▶ [Directions for this task] Using the material that follows, identify and copy each line with the string "else".

▶ [Records for this task]
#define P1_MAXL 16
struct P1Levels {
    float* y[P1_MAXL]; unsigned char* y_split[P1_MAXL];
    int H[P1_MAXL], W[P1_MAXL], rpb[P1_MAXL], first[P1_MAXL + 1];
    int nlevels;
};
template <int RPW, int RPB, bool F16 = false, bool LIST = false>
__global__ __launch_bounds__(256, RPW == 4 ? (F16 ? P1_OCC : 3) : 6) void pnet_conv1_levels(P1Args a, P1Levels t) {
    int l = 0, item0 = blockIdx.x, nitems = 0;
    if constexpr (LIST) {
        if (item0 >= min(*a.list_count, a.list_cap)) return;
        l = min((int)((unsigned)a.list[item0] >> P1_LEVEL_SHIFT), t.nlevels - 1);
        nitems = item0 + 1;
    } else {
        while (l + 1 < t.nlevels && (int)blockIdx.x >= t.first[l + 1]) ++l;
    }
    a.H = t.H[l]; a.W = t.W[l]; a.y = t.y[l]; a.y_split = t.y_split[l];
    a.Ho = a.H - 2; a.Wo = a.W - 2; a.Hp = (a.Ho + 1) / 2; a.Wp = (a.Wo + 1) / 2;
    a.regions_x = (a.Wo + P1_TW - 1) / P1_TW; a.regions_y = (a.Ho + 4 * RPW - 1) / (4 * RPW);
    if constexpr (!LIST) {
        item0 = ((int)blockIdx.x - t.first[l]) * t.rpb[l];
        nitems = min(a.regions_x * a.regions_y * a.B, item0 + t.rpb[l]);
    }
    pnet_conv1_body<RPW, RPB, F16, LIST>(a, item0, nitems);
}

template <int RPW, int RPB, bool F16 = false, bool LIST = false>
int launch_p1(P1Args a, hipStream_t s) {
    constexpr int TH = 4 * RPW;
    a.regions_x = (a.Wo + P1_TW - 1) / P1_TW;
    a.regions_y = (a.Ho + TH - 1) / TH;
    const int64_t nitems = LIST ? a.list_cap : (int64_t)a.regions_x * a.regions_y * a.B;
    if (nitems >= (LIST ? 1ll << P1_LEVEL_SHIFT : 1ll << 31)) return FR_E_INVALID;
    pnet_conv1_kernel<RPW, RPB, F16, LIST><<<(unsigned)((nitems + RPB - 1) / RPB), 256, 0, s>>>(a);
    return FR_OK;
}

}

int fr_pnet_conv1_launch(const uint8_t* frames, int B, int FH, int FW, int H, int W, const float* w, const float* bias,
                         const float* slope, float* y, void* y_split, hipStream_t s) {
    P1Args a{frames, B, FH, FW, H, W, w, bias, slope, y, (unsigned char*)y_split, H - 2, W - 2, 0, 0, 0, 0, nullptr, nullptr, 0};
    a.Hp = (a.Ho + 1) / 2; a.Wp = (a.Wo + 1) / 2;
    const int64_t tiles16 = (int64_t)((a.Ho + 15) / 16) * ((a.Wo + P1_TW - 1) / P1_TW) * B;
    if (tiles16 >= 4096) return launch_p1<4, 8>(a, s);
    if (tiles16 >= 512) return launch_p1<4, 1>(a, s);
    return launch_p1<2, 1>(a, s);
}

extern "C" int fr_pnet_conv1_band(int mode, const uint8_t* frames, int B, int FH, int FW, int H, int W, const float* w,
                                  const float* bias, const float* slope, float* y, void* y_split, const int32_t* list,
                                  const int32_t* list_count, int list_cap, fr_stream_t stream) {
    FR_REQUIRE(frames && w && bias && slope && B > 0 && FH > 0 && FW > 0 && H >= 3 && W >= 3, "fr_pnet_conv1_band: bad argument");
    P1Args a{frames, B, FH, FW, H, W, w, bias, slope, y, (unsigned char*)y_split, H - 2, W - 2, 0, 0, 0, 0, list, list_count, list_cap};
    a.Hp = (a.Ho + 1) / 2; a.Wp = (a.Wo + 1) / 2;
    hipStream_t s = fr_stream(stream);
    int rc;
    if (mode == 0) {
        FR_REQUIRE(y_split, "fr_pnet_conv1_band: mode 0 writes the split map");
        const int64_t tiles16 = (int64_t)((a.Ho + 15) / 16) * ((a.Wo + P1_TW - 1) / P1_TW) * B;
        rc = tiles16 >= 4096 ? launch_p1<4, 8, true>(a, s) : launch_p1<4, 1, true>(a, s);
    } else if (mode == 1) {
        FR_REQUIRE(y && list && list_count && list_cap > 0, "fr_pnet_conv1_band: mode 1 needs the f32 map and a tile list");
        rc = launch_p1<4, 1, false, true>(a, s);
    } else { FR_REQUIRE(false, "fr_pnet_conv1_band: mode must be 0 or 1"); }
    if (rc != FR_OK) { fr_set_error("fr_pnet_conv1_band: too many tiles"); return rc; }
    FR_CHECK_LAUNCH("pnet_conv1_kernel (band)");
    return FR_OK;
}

▶ [Result]
    } else {
    } else if (mode == 1) {
    } else { FR_REQUIRE(false, "fr_pnet_conv1_band: mode must be 0 or 1"); }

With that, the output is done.